To toggle between warm standby and production, simply pass the appliance_mode parameter in a POST call to the following API endpoint: /api/1.0/appliancemode/.

  • Sending the appliance_mode=production parameter will toggle a warm standby appliance to production mode.
  • Sending the appliance_mode=standby parameter will toggle a production appliance to warm standby mode.

For example, the following API POST call toggles a Device42 appliance instance from standby to production with curl:

 curl -X POST -d "appliance\_mode=production" -u 'd42admin:default' https://Device42Instance:4343/api/1.0/appliancemode/ --insecure

Example curl API POST

By embedding the above call in a script that is called in response to a failure event detected by your monitoring system, the failover process can be fully automated.

Nagios Automated Failover Example

The following example uses Nagios along with the above example API call to automatically switch a Device42 backup appliance from warm standby mode to production mode in a failover scenario.

  1. First, add the following configuration GitHub link to your Nagios host file:

    nagios host file additions

  2. Then, create a script file similar to this example GitHub link:

    Example curl API POST

If used exactly as written, the example script only enables automated failover to the secondary instance, and not to failback.
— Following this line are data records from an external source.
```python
# ... 80 lines not shown
        L.nbest_attention_keep_bytes.argtypes = [i32, i32, i32]
        L.nbest_attention_fwd_keep.argtypes = [vp] * 4 + [i32] * 5 + [f32, u64, u32, vp, vp]
        L.nbest_attention_bwd_keep.argtypes = [vp] * 7 + [i32, vp, sz] + [i32] * 5 + [f32, u64, u32, vp, vp]
        L.nbest_layernorm_fwd.argtypes = [vp] * 5 + [i64, i32, f32, i32, vp]
        L.nbest_layernorm_bwd.argtypes = [vp] * 9 + [i64, i32, i32, i32, f32, u64, u32, vp, sz, vp]
        L.nbest_colsum.argtypes = [vp, vp, i64, i64, i64, i32, i32, vp, sz, vp]
        L.nbest_stc_heads.argtypes = [vp, i64, vp, vp, C.POINTER(LabelSpaceC)] + [vp] * 8 + [i32] * 5 + [f32, u64, u32, vp, sz, vp]
        L.nbest_stc_heads_vjp.argtypes = [vp, C.POINTER(LabelSpaceC)] + [vp] * 8 + [i32, i32, i32, f32, u64, u32, vp, sz, vp]
        L.nbest_cls_mse.argtypes = [vp, i64, vp, i64, vp, vp, vp, i32, i32, i32, f32, vp]
        L.nbest_cls_grad_scatter.argtypes = [vp, vp, i32, i32, i32, i32, vp]
        L.nbest_stc_decode.argtypes = [vp, vp, C.POINTER(LabelSpaceC), vp, vp, i32, vp]
        L.nbest_stream_stamp.argtypes = [vp, i32, vp]
        L.nbest_fp8_amax_fold.argtypes = [vp, vp, i32, vp]
        L.nbest_bertadam_step.argtypes = [vp] * 6 + [i32, i32, f32, f32, f32, f32, f32, vp, sz, vp]
        L.nbest_bertadam_norms.argtypes = [vp, vp, i32, i32, i32, i32, vp, vp]
        L.nbest_bertadam_update.argtypes = [vp] * 6 + [i32, i32, i32, i32, vp, vp, f32, f32, f32, f32, f32, vp]
        L.nbest_adam_clip_coef.argtypes = [vp, i32, f32, vp, vp]
        f64 = C.c_double
        L.nbest_adam_update.argtypes = [i32] + [vp] * 6 + [i32, i32, i32, i32, vp, f32, f32, f32, f64, f64, f32, vp]
        L.nbest_adam_step.argtypes = [i32] + [vp] * 6 + [i32, i32, f32, f32, f32, f64, f64, f32, f32, vp, sz, vp]
        L.nbest_cast_f32_to_bf16.argtypes = [vp, vp, i64, vp]
        L.nbest_encoder_forward.argtypes = [C.POINTER(EncoderDesc)] + [vp] * 7 + [sz, vp, sz, C.POINTER(C.c_void_p), vp]
        L.nbest_encoder_infer_ws_bytes.argtypes = [C.POINTER(EncoderDesc)]
        L.nbest_encoder_infer.argtypes = [C.POINTER(EncoderDesc)] + [vp] * 7 + [sz, vp, vp]
        L.nbest_attention_cls_fwd.argtypes = [vp, i64, vp, i64, vp, vp, i64, i32, i32, i32, i32, i32, vp]
        L.nbest_encoder_infer_attn.argtypes = [C.POINTER(EncoderDesc)] + [vp] * 7 + [sz, vp, vp, vp]
        L.nbest_encoder_act_view.argtypes = [C.POINTER(EncoderDesc), vp, i32, C.POINTER(C.c_void_p), C.POINTER(C.c_void_p)]
        L.nbest_attention_probs.argtypes = [vp] * 4 + [i32] * 5 + [vp]
        L.nbest_attention_cls_probs.argtypes = [vp, i64, vp, i64, vp, vp, i64, i32, i32, i32, i32, i32, vp]
        L.nbest_encoder_backward.argtypes = [C.POINTER(EncoderDesc)] + [vp] * 9 + [sz, vp, vp, sz, i32, i32, i32, i32, vp]
        L.nbest_transpose_weights.argtypes = [vp, vp, vp, i32, i32, vp]
        L.nbest_pack_bn.argtypes = [i64]
        L.nbest_pack_weights.argtypes = [vp, vp, vp, i32, i32, vp]
        L.nbest_pack_bn_fp8.argtypes = [i64, i64]
        L.nbest_pack_weights_fp8.argtypes = [vp, vp, vp, i32, i32, vp]
        L.nbest_gemm_fp8.argtypes = [C.POINTER(GemmFp8Args), vp]
        L.nbest_cast_bf16_to_fp8.argtypes = [vp, vp, i64, vp]
        L.nbest_wgrad_fp8_ws_bytes.restype = C.c_size_t
        L.nbest_wgrad_fp8_ws_bytes.argtypes = [i64, i64, i64]
        L.nbest_wgrad_fp8.argtypes = [vp, vp, vp, i64, i64, i64, i64, i64, i64, vp, vp, i32, vp, sz, vp]
        L.nbest_wgrad_fp8_pair_ws_bytes.restype = C.c_size_t
        L.nbest_wgrad_fp8_pair_ws_bytes.argtypes = [i64, i64, i64, i64]
        L.nbest_wgrad_fp8_pair.argtypes = [vp, vp, vp, i64, i64, i64, i64, vp, vp, vp, vp, vp, i64, i64, i64, i64, vp, vp, i64, i64, i32, vp, sz, vp]
        L.nbest_quantize_weights_fp8.argtypes = [vp, vp, vp, vp, i32, i32, vp, vp, sz, vp]
        L.nbest_gemm_fp8_ws_bytes.restype = C.c_size_t
        L.nbest_gemm_fp8_ws_bytes.argtypes = [C.POINTER(GemmFp8Args)]
        L.nbest_last_error.argtypes = [C.c_char_p, sz]
        _lib = L
    return _lib


def last_error():
    buf = C.create_string_buffer(512)
    lib().nbest_last_error(buf, 512)
    return buf.value.decode(errors="replace")


def check(rc, what):
    if rc != 0:
        raise RuntimeError("nbest_hip %s failed (%d): %s" % (what, rc, last_error()))


def stream_ptr():
    return C.c_void_p(torch.cuda.current_stream().cuda_stream)


# ... 518 lines not shown
```

Baseline: 12880.

## Fuse weight transpose and both packings into one LDS-tiled kernel

Replaces the three separate passes that rebuild the weight images after each optimizer step (transpose to w16t, pack w16, pack w16t) with a single kernel. Each block loads one weight tile into LDS once, writes the packed image, transposes the tile in registers and LDS, then writes both the transposed arena and its packed image. This removes repeated global reads of the source and the extra launches. It also changes the GEMM plan so that untransposed 128x128 non-split-K GEMMs whose K is not a multiple of 64 use BM=256. The costs are a large dynamic-LDS kernel with per-block matrix lookup and new swizzle logic whose correctness depends on the tile shapes.

After: 12960, median of 6. Within noise of the previous version (+0.6%).

```diff
diff --git a/include/nbest_hip.h b/include/nbest_hip.h
--- a/include/nbest_hip.h
+++ b/include/nbest_hip.h
@@ -232,6 +232,9 @@
 int nbest_pack_bn_fp8(int64_t N, int64_t K);
 int nbest_pack_weights_fp8(const void* src, void* dst, const nbest_matrix_desc* descs, int n_matrices, int n_stages, nbest_stream_t stream);
 int nbest_pack_weights(const void* src, void* dst, const nbest_matrix_desc* descs, int n_matrices, int n_stages, nbest_stream_t stream);
+int nbest_refresh_weight_images(const void* w16, void* w16t, void* wpk, void* wpkt, const nbest_matrix_desc* tdescs,
+                                const nbest_matrix_desc* pdescs, const nbest_matrix_desc* pdescs_t, int n_matrices, int n_tiles, int max_bn,
+                                nbest_stream_t stream);
 int nbest_cast_f32_to_bf16(const float* src, void* dst, int64_t n, nbest_stream_t stream);
 
 typedef struct nbest_layer_offsets {
diff --git a/n-best-asr-transformer_amd/arena.py b/n-best-asr-transformer_amd/arena.py
--- a/n-best-asr-transformer_amd/arena.py
+++ b/n-best-asr-transformer_amd/arena.py
@@ -127,6 +127,9 @@
                     t += (n // bn) * (k // 32)
                 self._pdescs.append((torch.frombuffer(bytearray(bytes(parr)), dtype=torch.uint8).to(self.device), len(sel), t))
             if self._pdescs is not None:
+                bns = [(hb.lib().nbest_pack_bn(r), hb.lib().nbest_pack_bn(c)) for _, r, c in mats]
+                self._img_tiles = sum((r // br) * (c // bc) for (_, r, c), (br, bc) in zip(mats, bns))
+                self._img_max_bn = max(max(b) for b in bns)
                 self.wpk = torch.zeros(self.total, dtype=torch.bfloat16, device=self.device)
                 self.wpkt = torch.zeros(self.total, dtype=torch.bfloat16, device=self.device)
         self._descs = None
@@ -169,12 +172,15 @@
 
     def refresh_w16t(self):
         d, n, t = self._tdescs
+        if self.wpk is not None:
+            hb.check(hb.lib().nbest_refresh_weight_images(hb.ptr(self.w16), hb.ptr(self.w16t), hb.ptr(self.wpk), hb.ptr(self.wpkt), hb.ptr(d),
+                                                          hb.ptr(self._pdescs[0][0]), hb.ptr(self._pdescs[1][0]), n, self._img_tiles,
+                                                          self._img_max_bn, hb.stream_ptr()), "refresh_weight_images")
+            self.w16t_stale = False
+            return
         hb.check(hb.lib().nbest_transpose_weights(hb.ptr(self.w16), hb.ptr(self.w16t), hb.ptr(d), n, t, hb.stream_ptr()),
                  "transpose_weights")
         self.w16t_stale = False
-        if self.wpk is not None:
-            for src, dst, (pd, pn, pt) in ((self.w16, self.wpk, self._pdescs[0]), (self.w16t, self.wpkt, self._pdescs[1])):
-                hb.check(hb.lib().nbest_pack_weights(hb.ptr(src), hb.ptr(dst), hb.ptr(pd), pn, pt, hb.stream_ptr()), "pack_weights")
 
     def enable_fp8_forward(self):
         if self.w16t is None:
diff --git a/n-best-asr-transformer_amd/csrc/gemm.hip b/n-best-asr-transformer_amd/csrc/gemm.hip
--- a/n-best-asr-transformer_amd/csrc/gemm.hip
+++ b/n-best-asr-transformer_amd/csrc/gemm.hip
@@ -103,6 +103,15 @@
   NB_CHECK(src && dst && descs && n_matrices > 0 && n_stages > 0 && src != dst, NBEST_ERR_ARG, "pack_weights: bad arguments");
   return nbest_pack_weights_bf16(src, dst, descs, n_matrices, n_stages, (hipStream_t)stream);
 }
+extern "C" int nbest_refresh_weight_images(const void* w16, void* w16t, void* wpk, void* wpkt, const nbest_matrix_desc* tdescs,
+                                           const nbest_matrix_desc* pdescs, const nbest_matrix_desc* pdescs_t, int n_matrices, int n_tiles,
+                                           int max_bn, nbest_stream_t stream) {
+  NB_CHECK(w16 && w16t && wpk && wpkt && tdescs && pdescs && pdescs_t && n_matrices > 0 && n_tiles > 0, NBEST_ERR_ARG,
+           "refresh_weight_images: bad arguments");
+  NB_CHECK(w16 != w16t && w16 != wpk && w16 != wpkt && w16t != wpk && w16t != wpkt && wpk != wpkt, NBEST_ERR_ARG,
+           "refresh_weight_images: the four arenas must be distinct");
+  return nbest_refresh_weight_images_bf16(w16, w16t, wpk, wpkt, tdescs, pdescs, pdescs_t, n_matrices, n_tiles, max_bn, (hipStream_t)stream);
+}
 
 extern "C" size_t nbest_wgrad_pair_ws_bytes(const nbest_gemm_args* a, const nbest_gemm_args* b) {
   if (!a || !b) return 0;
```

The provisions to failback are present in the example script but are currently commented out, as can be seen in lines 11 and 12. Though it may be unnecessary, depending on the failure mode of the primary instance, it’s not a bad idea for your production script to attempt to send an API call to place the primary instance on standby mode as a precaution. Setting the primary instance on standby will prevent it from running jobs should it recover before a failback is intentionally initiated.

  • Please ensure the script runs as the proper Nagios user, and is also allowed the $ chown nagios:nagios <> && chmod 755 <> execution permissions.
  • The current example works by using check_http to detect failure, but it is possible to change it to use other commands.
  • The production DNS entry must be edited to point at the IP of the new primary Device42 instance to allow reachability via the same URL. For Windows DNS environments, this can be accomplished with the following powershell example script (you can see usage examples by the script's author in this blog post). For other platforms, you will need to write and use a custom script.

How it works: If the main Device42 server instance goes down and the failure is detected by monitoring, the above script switches the appliance mode of the secondary server to production mode with a POST call to the /api/1.0/appliancemode/ RESTful API endpoint with the payload appliance\_mode=production. If the main server comes back up again, the script can switch the secondary appliance back to standby mode, allowing the first server to once again become authoritative. Uncomment lines 11 and 12 to allow this to happen automatically. Ensure that you have also made provisions to switch the DNS entry back to the primary instance’s IP address.